Кристль долго молча вытирала мокрую посуду, которую принимала из рук Лены, и девушка уже не ждала ответ, когда немка снова заговорила. Поставив тарелки ровной стопкой и аккуратно сложив на них приборы, она вдруг подняла голову и посмотрела куда-то в вечернюю темноту за окном, где мелькал огонек трубки возвращающегося со станции Людо.
— Потому что когда-то я уже имела глупость быть с ней откровенной, — коротко ответила Кристль, и Лена поняла по ее тону, что предупреждение быть осторожной с Ильзе не просто слова. — Больше я такой ошибки не сделаю. И ты тоже помни об этом.
После ужина Гизбрехты и Лена разошлись по своим комнатам, пожелав спокойной ночи. Это была не первая ночь Лены в этой новой спальне, но почему-то сон не шел к ней. То ли это сказывалось волнение из-за первого дня работы завтра, то ли пережитые за сегодня события никак не давали покоя. Она все ворочалась и ворочалась в постели, сбивая простыни, пока не услышала крик ребенка, заставивший сесть на кровати, а потом и вовсе подойти к окну.
В этот раз не фрау Дитцль качала малыша. В этот раз успокаивал плачущего сына мужчина. Лена видела только его стриженный светловолосый затылок и широкую спину в белой рубашке. На стуле рядом с кроваткой висел знакомый серо-голубой мундир, при виде которого ее сердце даже застыло на какие-то мгновения в груди. Правда, нашивки на кителе были совсем другого цвета, но разве это имело значение для ее памяти, вечной мучительницы?

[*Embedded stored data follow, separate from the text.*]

@@ -40,13 +41,19 @@
   IasAdsr e;
   e.attack = s_p[0]; e.decay = s_p[1]; e.sustain = s_p[2]; e.release = s_p[3]; e.alpha = s_p[4];
   const float note_on = s_p[5], eps = (float)IAS_EPS;
+  const IasAdsrRamps g = ias_adsr_ramps(e, note_on, control_rate);
   if (tid == 0) s_p[6] = ias_adsr_heads(e, note_on, control_rate, eps, s_tab).decay_head;
   if (tid == 64) s_p[7] = ias_adsr_heads(e, note_on, control_rate, eps, s_tab).release_head;
+  if (tid >= 128 && tid < 128 + IAS_ADSR_NBOUND) s_bound[tid - 128] = ias_adsr_boundary(tid - 128, g, Tc, eps);
+  if (tid == 192) s_p[8] = ias_ramp_tail(g.dur_d, 1, e.alpha, s_tab);
+  if (tid == 193) s_p[9] = ias_ramp_tail(g.dur_r, 1, e.alpha, s_tab);
   __syncthreads();
-  IasAdsrHeads heads;
-  heads.decay_head = s_p[6]; heads.release_head = s_p[7];
+  IasAdsrFlats f;
+  f.d_head = s_p[6]; f.r_head = s_p[7]; f.d_tail = s_p[8]; f.r_tail = s_p[9];
+  IasAdsrRegions q;
+  q.a_sat = s_bound[0]; q.d_begin = s_bound[1]; q.d_sat = s_bound[2]; q.r_begin = s_bound[3]; q.r_sat = s_bound[4];
   float* out = sig + ((size_t)b * 8 + a) * Tc;
-  for (int t = tid; t < Tc; t += CS_THREADS) out[t] = ias_adsr_headed(t, e, note_on, control_rate, eps, heads, s_tab);
+  for (int t = tid; t < Tc; t += CS_THREADS) out[t] = ias_adsr_regional(t, e, g, q, f, eps, s_tab);
 }
 
 CS_KERNEL void voice_lfo_slim_kernel(const float* __restrict__ params01, float* __restrict__ sig,
@@ -103,47 +110,56 @@
   }
 }
 
+#define CS_NVC 11
+__constant__ int c_cs_vc_param[CS_NVC] = {IAS_P_KEYBOARD_MIDI_F0, IAS_P_VCO_1_TUNING, IAS_P_VCO_1_MOD_DEPTH, IAS_P_VCO_1_INITIAL_PHASE,
+                                          IAS_P_VCO_2_TUNING, IAS_P_VCO_2_MOD_DEPTH, IAS_P_VCO_2_INITIAL_PHASE, IAS_P_VCO_2_SHAPE,
+                                          IAS_P_MIXER_VCO_1, IAS_P_MIXER_VCO_2, IAS_P_MIXER_NOISE};
+
 CS_KERNEL void voice_modmix_slim_kernel(const float* __restrict__ params01, const float* __restrict__ sig,
                                         float* __restrict__ ctrl, IasVoiceConst* __restrict__ vconst,
                                         float* __restrict__ dbg, int Tc) {
-  __shared__ __attribute__((aligned(16))) double s_tab[IAS_CTL_TAB_DOUBLES];
-  __shared__ float s_w[20];
-  __shared__ float s_p[IAS_NPARAMS];
-  const int b = blockIdx.y, tid = threadIdx.x;
-  cs_stage_table(s_tab);
-  __syncthreads();
-  if (tid < 20) s_w[tid] = cs_mapped(params01, b, IAS_P_MOD_MATRIX_ADSR_1_TO_VCO_1_PITCH + tid, s_tab);
-  if (blockIdx.x == 0 && tid >= 64 && tid < 64 + IAS_NPARAMS) s_p[tid - 64] = cs_mapped(params01, b, tid - 64, s_tab);
+  __shared__ float s_w[20 + CS_NVC];
+  const int b = blockIdx.x, tid = threadIdx.x;
+  if (tid < 20 + CS_NVC)
+    s_w[tid] = cs_mapped(params01, b, tid < 20 ? IAS_P_MOD_MATRIX_ADSR_1_TO_VCO_1_PITCH + tid : c_cs_vc_param[tid - 20], g_cs_tab);
   __syncthreads();
   const float* sb = sig + (size_t)b * 8 * Tc;
-  const int t = blockIdx.x * CS_THREADS + tid;
-  if (t < Tc) {
-    const float e0 = sb[t], e1 = sb[Tc + t], l0 = sb[6 * Tc + t], l1 = sb[7 * Tc + t];
-    float* out = ctrl + (size_t)b * IAS_NCTRL * Tc;
+  float* out = ctrl + (size_t)b * IAS_NCTRL * Tc;
+  float* db = dbg != nullptr ? dbg + (size_t)b * 10 * Tc : nullptr;
+  const unsigned n = (unsigned)Tc;
+  float w[20];
 #pragma unroll
-    for (int j = 0; j < IAS_NCTRL; ++j)
-      out[j * Tc + t] = ias_dot4_cr(s_w[j], s_w[5 + j], s_w[10 + j], s_w[15 + j], e0, e1, l0, l1);
+  for (int i = 0; i < 20; ++i) w[i] = s_w[i];
+  for (unsigned t = tid; t < n; t += CS_THREADS) {
+#pragma unroll
+    for (int i = 0; i < 20; ++i) asm volatile("" : "+v"(w[i]));
+    const float e0 = sb[t], e1 = sb[n + t], l0 = sb[6 * n + t], l1 = sb[7 * n + t];
+#pragma unroll
+    for (unsigned j = 0; j < IAS_NCTRL; ++j)
+      out[j * n + t] = ias_dot4_cr(w[j], w[5 + j], w[10 + j], w[15 + j], e0, e1, l0, l1);
     if (dbg != nullptr) {
+      db[t] = e0;
+      db[n + t] = e1;
 #pragma unroll
-      for (int r = 0; r < 6; ++r) dbg[((size_t)b * 10 + r) * Tc + t] = sb[r * Tc + t];
+      for (unsigned r = 2; r < 6; ++r) db[r * n + t] = sb[r * n + t];
     }
   }
-  if (blockIdx.x == 0 && tid == 0) {
-    const float* p = s_p;
-    const float midi_f0 = p[IAS_P_KEYBOARD_MIDI_F0];
+  if (tid == 0) {
+    const float* p = s_w + 20;
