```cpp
constexpr uint64_t kRedXcdSkew = 37;
__device__ __forceinline__ uint64_t rows_block() {
  uint64_t bid = blockIdx.x;
  const uint64_t g8 = gridDim.x / 8 * 8;
  if (bid < g8) {
    const uint64_t E = g8 / 8;
    bid = (bid % 8) * E + (bid / 8 + (bid % 8) * kRedXcdSkew) % E;
  }
  return bid;
}
```

bolt_amd/mi355x/array.py:

```python
import collections
import functools
import os

import numpy as np

from bolt_amd.mi355x import _lib, reduction
from bolt_amd.mi355x._ops import backend_for, dtype_code
from bolt_amd.base import BoltArray
from bolt_amd.mi355x.context import local_shape
from bolt_amd.mi355x.dist import all_gather_bytes, concat_rows_sharded, gather_to_host, permute_sharded, redistribute_rows, select_sharded, _empty
from bolt_amd.mi355x.transfer import to_device, to_host
from bolt_amd.local import BoltArrayLocal
from bolt_amd.mi355x.plan import getplan, check_plan, padded_strides, swap_perm, swap_shape, reduce_layout
from bolt_amd.utils import tupleize, argpack, inshape, istransposeable, isreshapeable

_STAT_CODES = {'mean': _lib.STAT_MEAN, 'variance': _lib.STAT_VAR, 'stdev': _lib.STAT_STD}


def _ufunc_stats():
    import operator
    return {operator.add: _lib.STAT_SUM, np.add: _lib.STAT_SUM,
            np.maximum: _lib.STAT_MAX, np.minimum: _lib.STAT_MIN,
            operator.mul: _lib.STAT_PROD, np.multiply: _lib.STAT_PROD,
            np.logical_and: _lib.STAT_LAND, np.logical_or: _lib.STAT_LOR,
# ... 86 lines not shown
    if rows < 2:
        return None
    sstr = [1] * len(shape)
    for k in range(len(shape) - 2, -1, -1):
        sstr[k] = sstr[k + 1] * shape[k + 1]
    return P, rows, list(new_shape), [sstr[p] for p in perm], _padded_strides(new_shape, P)


_DEVICE_BYTES = {}


def _pitch_fits(pp, es, device):
    if device.type != "cuda":
        return True
    import torch
    P, rows, oshape = pp[0], pp[1], pp[2]
    need = rows * (P + oshape[-1]) * es
    idx = device.index if device.index is not None else torch.cuda.current_device()
    total = _DEVICE_BYTES.get(idx)
    if total is None:
        total = _DEVICE_BYTES[idx] = torch.cuda.get_device_properties(idx).total_memory
    if need * 8 <= total:
        return True
    free = torch.cuda.mem_get_info(idx)[0] + torch.cuda.memory_reserved(idx) - torch.cuda.memory_allocated(idx)
    return need <= free


_padded_strides = padded_strides


@functools.lru_cache(maxsize=1024)
def _aligned_vshape_of(shape, split, axis):
    tokeys = [a - split for a in axis if a >= split]
    tovalues = [a for a in range(split) if a not in axis]
    if not (tokeys or tovalues):
        return None
    ref = swap_shape(shape, split, tovalues, tokeys)
    if ref is None:
        return None
    vs = ref[0][ref[1]:]
    kept = tuple(d for i, d in enumerate(shape) if i not in set(axis))
    return None if vs == kept else vs


KEEP_MOMENTS = os.environ.get("BOLT_AMD_KEEP_MOMENTS", "1") != "0"
_KEEP_MIN_BYTES = 256 << 20
_KEEP_STATE_DIV = 64
_KEEP_COLS = False

FUSE_SWAP_MOMENTS = os.environ.get("BOLT_AMD_FUSE_SWAP_MOMENTS", "1") != "0"
_FUSE_SWAP_MIN_BYTES = 256 << 20
_FUSE_SWAP_STATE_DIV = 64

Kept = collections.namedtuple('Kept', ('state', 'count', 'nlaunch', 'drop', 'serves_mean'))

Stats = collections.namedtuple('Stats', ('count', 'mean', 'var', 'std'))
_STATS_FIELDS = reduction.STATS_FIELDS
_STATS_NAMES = {'mean': 'mean', 'var': 'var', 'variance': 'var', 'std': 'std', 'stdev': 'std'}
_STAT_AXES = {}


class BoltArrayMI355X(BoltArray):

    _metadata = {
        '_shape': None,
        '_split': None,
        '_dtype': None,
        '_ordered': True,
    }

    def __init__(self, data, shape=None, split=None, dtype=None, ordered=True, context=None,
                 npartitions=None):
        self._data = data
        self._shape = tuple(int(s) for s in shape)
        self._split = int(split)
        self._dtype = np.dtype(dtype)
        self._mode = 'mi355x'
        self._ordered = ordered
        self._ctx = context
        self._npartitions = npartitions

    @property
    def _constructor(self):
        return BoltArrayMI355X

    @classmethod
    def _ingest(cls, arry, permutation, shape, split, dtype, ctx, npartitions):
        import torch
        dev = ctx.device
        es = dtype.itemsize
        arry = np.ascontiguousarray(arry)
        identity = list(permutation) == list(range(len(shape)))
        lo, hi = ctx.local_bounds(shape[0])
        rowbytes = int(np.prod(shape[1:], dtype=np.int64)) * es
        if identity:
            data = to_device(arry[lo:hi].reshape(-1).view(np.uint8), dev)
        elif ctx.world_size == 1:
            full = to_device(arry.reshape(-1).view(np.uint8), dev)
            data = _empty(full.numel(), dev)
            if full.numel():
                backend_for(dev).permute(full, arry.shape, permutation, es, data)
        else:
            pshape = tuple(arry.shape[i] for i in permutation)
            inner0 = int(np.prod(pshape[1:], dtype=np.int64))
            s0, e0 = lo * (rowbytes // es), hi * (rowbytes // es)
            if e0 == s0 or inner0 == 0:
                data = _empty(0, dev)
# ... 159 lines not shown
                sstr = [pstr[p] for p in perm]
            else:
                src, sstr = self._data, None
            be = backend_for(src.device)
            R = new_shape[-1]
            if pp is not None:
                P, rows, oshape, psstr, dstr = pp
            else:
                P, oshape, dstr = R, list(new_shape), _padded_strides(new_shape, R)
                if sstr is None:
                    cstr = _padded_strides(self._shape, self._shape[-1])
                    psstr = [cstr[p] for p in perm]
            csstr = psstr if sstr is None else sstr
            st = self._swap_state(be, src.device, new_shape, es, oshape, csstr, dstr, P)
            if pp is None and sstr is None and st is None:
                return self._derive(permute_sharded(self._ctx, be, src, self._shape, perm, es), new_shape, split)
            n = rows * P if pp is not None else int(np.prod(new_shape, dtype=np.int64))
            dst = _empty(n * es, src.device)
            if st is None:
                be.copy_strided(src, 0, dst, 0, oshape, csstr, dstr, es)
                fused = False
            else:
                fused = be.copy_strided(src, 0, dst, 0, oshape, csstr, dstr, es, moments=(st[0], R, P, st[1], st[2]))
            out = self._derive_padded(dst, P, new_shape, split) if pp is not None \
                else self._derive(dst, new_shape, split)
            return out._with_swap_state(st, fused)
        else:
            es = self._dtype.itemsize
            pp = self._pitch_of(mv, es) if ROW_PITCH else None
            d = self.__dict__
            src = d["_pbuf"] if "_pbuf" in d else self._data
            data = permute_sharded(self._ctx, backend_for(src.device), src, self._shape, perm, es,
                                   src_pitch=d.get("_pitch"), out_pitch=None if pp is None else pp[0])
            if pp is not None:
                return self._derive_padded(data, pp[0], new_shape, split)
        return self._derive(data, new_shape, split)

    def _swap_state(self, be, dev, new_shape, es, oshape, sstr, dstr, pitch):
        if not FUSE_SWAP_MOMENTS or self._dtype.kind != 'f' or es not in (4, 8) or self._dtype.byteorder == '>' \
                or len(new_shape) < 2 \
                or not getattr(be, "fuses_swap_moments", False):
            return None
        rows = int(np.prod(new_shape[:-1], dtype=np.int64))
        nbytes = rows * new_shape[-1] * es
        if not rows or nbytes <= _FUSE_SWAP_MIN_BYTES or 16 * rows > nbytes // _FUSE_SWAP_STATE_DIV:
            return None
        code = dtype_code(self._dtype)
        if not be.copy_moments_plan(oshape, sstr, dstr, es, code, new_shape[-1], pitch, rows)[3]:
            return None
        return code, rows, _empty(be.state_bytes(_lib.STAT_VAR, code, rows), dev)

    def _with_swap_state(self, st, fused):
        if fused:
            self.__dict__["_kept"] = {(len(self._shape) - 1,): Kept(st[2], self._shape[-1], st[1], None, True)}
        return self

    def _pitch_of(self, mv, es):
        key = (mv, es)
        pp = _PITCH_PLANS.get(key, False)
        if pp is False:
            pp = _pitch_plan(mv, self._shape, es)
            if len(_PITCH_PLANS) > 4096:
                _PITCH_PLANS.clear()
            _PITCH_PLANS[key] = pp
        if pp is not None and not _pitch_fits(pp, es, self._device):
            return None
        return pp

    def chunk(self, size="150", axis=None, padding=None):
        if type(size) is not str:
            size = tupleize((size))
        axis = tupleize((axis))
        padding = tupleize((padding))
        from bolt_amd.mi355x.chunk import ChunkedArrayMI355X
        return ChunkedArrayMI355X._from_array(self, size, axis, padding)

    def swap(self, kaxes, vaxes, size="150"):
        try:
            raw = (self._shape, self._split, self._dtype, kaxes, vaxes, size)
            hit = _SWAP_PLANS.get(raw)
        except TypeError:
            raw = hit = None
        if hit is None:
            try:
                key = (self._shape, self._split, self._dtype, tuple(int(k) for k in tupleize(kaxes)),
                       tuple(int(v) for v in tupleize(vaxes)), size if type(size) is str else tupleize(size))
                hash(key)
            except (TypeError, ValueError):
                key = None
            hit = _SWAP_PLANS.get(key) if key is not None else None
            if hit is None:
                plan = self._swap_plan(kaxes, vaxes, size)
                if plan is None:
                    hit = _NOOP
                else:
                    mv = _move_plan(self._shape, *plan[:2])
                    ref = swap_shape(self._shape, self._split, *plan[2:])
                    hit = (mv, ref[0] if ref is not None and ref[0] != mv[2] else None)
            if len(_SWAP_PLANS) > 4096:
                _SWAP_PLANS.clear()
            for k in (key, raw):
                if k is not None:
                    _SWAP_PLANS[k] = hit
        if hit is _NOOP:
            return self
        mv, squeezed = hit
        out = self._move(mv)
# ... 392 lines not shown
        src = reduction.source(self, plan, stat in _MOMENTS)
        buf, O, R, I, pitch, nlaunch, drop, every = src
        dev = buf.device
        be = backend_for(dev)
        if every:
            mean, var = reduction.every_axis_moments(be, src, stat, code)
            v = mean if stat == _lib.STAT_MEAN else var if stat == _lib.STAT_VAR else np.sqrt(var)
            return np.asarray(v, dtype=np.float64).astype(out_dtype).reshape(plan.out_shape), out_dtype
        single = plan.world == 1
        if single or 0 not in axes:
            run = nlaunch and plan.nloc
            outs = reduction.outputs(be, dev, out_dtype, 1, nlaunch, single and run)
            if run:
                st = self._keep_state(be, dev, axes, stat, code, nlaunch, O * R * I, I > 1)
                fn, last = (be.reduce_rows, pitch) if pitch != R else (be.reduce, I)
                if st is None:
                    fn(stat, buf, code, O, R, last, outs[0][0], ocode)
                elif fn(stat, buf, code, O, R, last, outs[0][0], ocode, state=st):
                    self.__dict__.setdefault("_kept", {})[axes] = Kept(st, R, nlaunch, drop, False)
            return reduction.finish(outs, dev, plan, out_dtype, 1, nlaunch, drop, None if single else self._ctx)[0], \
                out_dtype
        if plan.nout == 0:
            return np.empty(plan.out_shape, out_dtype), out_dtype
        states, counts = reduction.sharded_states(self._ctx, be, dev, plan, stat, src)
        outs = reduction.outputs(be, dev, out_dtype, 1, plan.nout, False)
        be.reduce_combine(stat, code, states, counts, plan.nout, outs[0][0], ocode)
        return reduction.finish(outs, dev, plan, out_dtype, 1, plan.nout)[0], out_dtype

    def _kept_for(self, axes, stat):
        held = self.__dict__.get("_kept")
        entry = held.get(axes) if held else None
        if entry is not None and stat in _MOMENTS \
                and (entry.serves_mean or (KEEP_MOMENTS and stat != _lib.STAT_MEAN)):
            return entry
        return None

    def _keep_state(self, be, dev, axes, stat, code, nlaunch, nread, cols):
        if not KEEP_MOMENTS or stat not in _MOMENTS or self._dtype.kind != 'f' or self._ctx.world_size != 1 \
                or not getattr(be, "keeps_moments", False):
            return None
        if cols and not _KEEP_COLS:
            return None
        held = self.__dict__.get("_kept")
        if held and axes in held:
            return None
        nbytes = nread * self._dtype.itemsize
        if nbytes <= _KEEP_MIN_BYTES or 16 * nlaunch > nbytes // _KEEP_STATE_DIV:
            return None
        return _empty(be.state_bytes(_lib.STAT_VAR, code, nlaunch), dev)

    def _from_kept(self, entry, stat, plan, out_dtype, ocode):
        dev = entry.state.device
        be = backend_for(dev)
        outs = reduction.outputs(be, dev, out_dtype, 1, entry.nlaunch, True)
        with np.errstate(all="ignore"):
            be.reduce_combine(stat, plan.code, entry.state, [entry.count], entry.nlaunch, outs[0][0], ocode)
            return reduction.finish(outs, dev, plan, out_dtype, 1, entry.nlaunch, entry.drop)[0]

    def _reduced_moments(self, axis, want):
        plan, out_dtype, ocode = reduction.plan_for(self, axis, _lib.STAT_VAR)
        src = reduction.source(self, plan)
        nlaunch, drop, every = src[5:]
        dev = src.buf.device
        be = backend_for(dev)
        code, k = plan.code, len(want)
        single = plan.world == 1
        if every:
            mean, var = reduction.every_axis_moments(be, src, _lib.STAT_VAR, code)
            vals = {'mean': mean, 'var': var, 'std': np.sqrt(var)}
            return dict((f, np.asarray(vals[f], dtype=np.float64).astype(out_dtype).reshape(plan.out_shape))
                        for f in want)
        if single or 0 not in plan.axes:
            run = nlaunch and plan.nloc
            outs = reduction.outputs(be, dev, out_dtype, k, nlaunch, single and run)
            if run:
                reduction.launch_moments(be, src, self._dtype.itemsize, code, ocode, want, outs[0])
            res = reduction.finish(outs, dev, plan, out_dtype, k, nlaunch, drop, None if single else self._ctx)
        elif plan.nout == 0:
            return dict((f, np.empty(plan.out_shape, out_dtype)) for f in want)
        else:
            states, counts = reduction.sharded_states(self._ctx, be, dev, plan, _lib.STAT_VAR, src)
            outs = reduction.outputs(be, dev, out_dtype, k, plan.nout, False)
            reduction.combine_moments(be, code, ocode, want, states, counts, plan.nout, outs[0])
            res = reduction.finish(outs, dev, plan, out_dtype, k, plan.nout)
        return dict(zip(want, res))

    def stats(self, axis=None, keepdims=False, names=_STATS_FIELDS):
        if isinstance(names, str):
            names = (names,)
        try:
            asked = set(_STATS_NAMES[n] for n in names)
        except (KeyError, TypeError):
            raise ValueError("stats: names must be among %s, got %r" % (sorted(_STATS_NAMES), names))
        if not asked:
            raise ValueError("stats: no statistic asked for")
        want = tuple(f for f in _STATS_FIELDS if f in asked)
        ax = tupleize(list(range(len(self.shape))) if axis is None else axis)
        inshape(self.shape, ax)
        count = self._nrecords(ax)
        if len(want) == 1:
            one = getattr(self, want[0])(axis=axis, keepdims=keepdims)
            return Stats(count=count, **dict((f, one if f == want[0] else None) for f in _STATS_FIELDS))
        if count == 0:
            res = dict((f, 0.0 if f == 'mean' else float('nan')) for f in want)
        else:
            vs = self._aligned_vshape(ax)
            res = self._reduced_moments(ax, want)
            for f in want:
                arr = res[f]
                if vs is not None:
# ... 312 lines not shown
```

Я хочу быть твоим мужем. Хочу, чтобы у нас был дом, где всегда будет светло и уютно. Хочу иметь двух детей с твоими большими глазами — мальчика и девочку.
Если бы Лена верила в Бога, то, наверное, решила сейчас, что все это послано ей в наказание за эту любовь к врагу, которой не должно было быть. Смерть Рихарда, потеря ребенка, невозможность вернуться домой, чужое имя и личность. Жизнь, которая стала настоящей пыткой — бессмысленной и беспощадной. Словно кто-то снова и снова цепляет корку засохшей крови на затянувшейся ране и пускает кровь. Чтобы потом снова повторить это, причиняя боль и не давая зарубцеваться шраму.
А потом, под утро, когда над Фрайталем начал алеть рассвет, пришла такая ясная и простая мысль, которая вдруг поставила все на свои места.
Тридцать девять. Она будет жить сейчас ради тридцати девяти жизней, раз у нее отняли другое. Во искупление тех жизней, которые Рихард когда-то отнял в небе над Крымом. Во искупление своей запретной любви.
И неважно чем это может обернуться для нее самой. Потому что она уже давно мертва. Ее сердце замедлило свой ход, когда самолет Рихарда загорелся в воздухе, и медленно умирало, пока скальпель немецкого доктора не вырезал из нее последнее, что давало силы жить. Она умерла именно тогда, и неважно, что она по-прежнему слышит стук сердца в ее теле, гоняющего кровь по жилам.
Искупление. Это единственное, что ее будет держать на этом свете сейчас.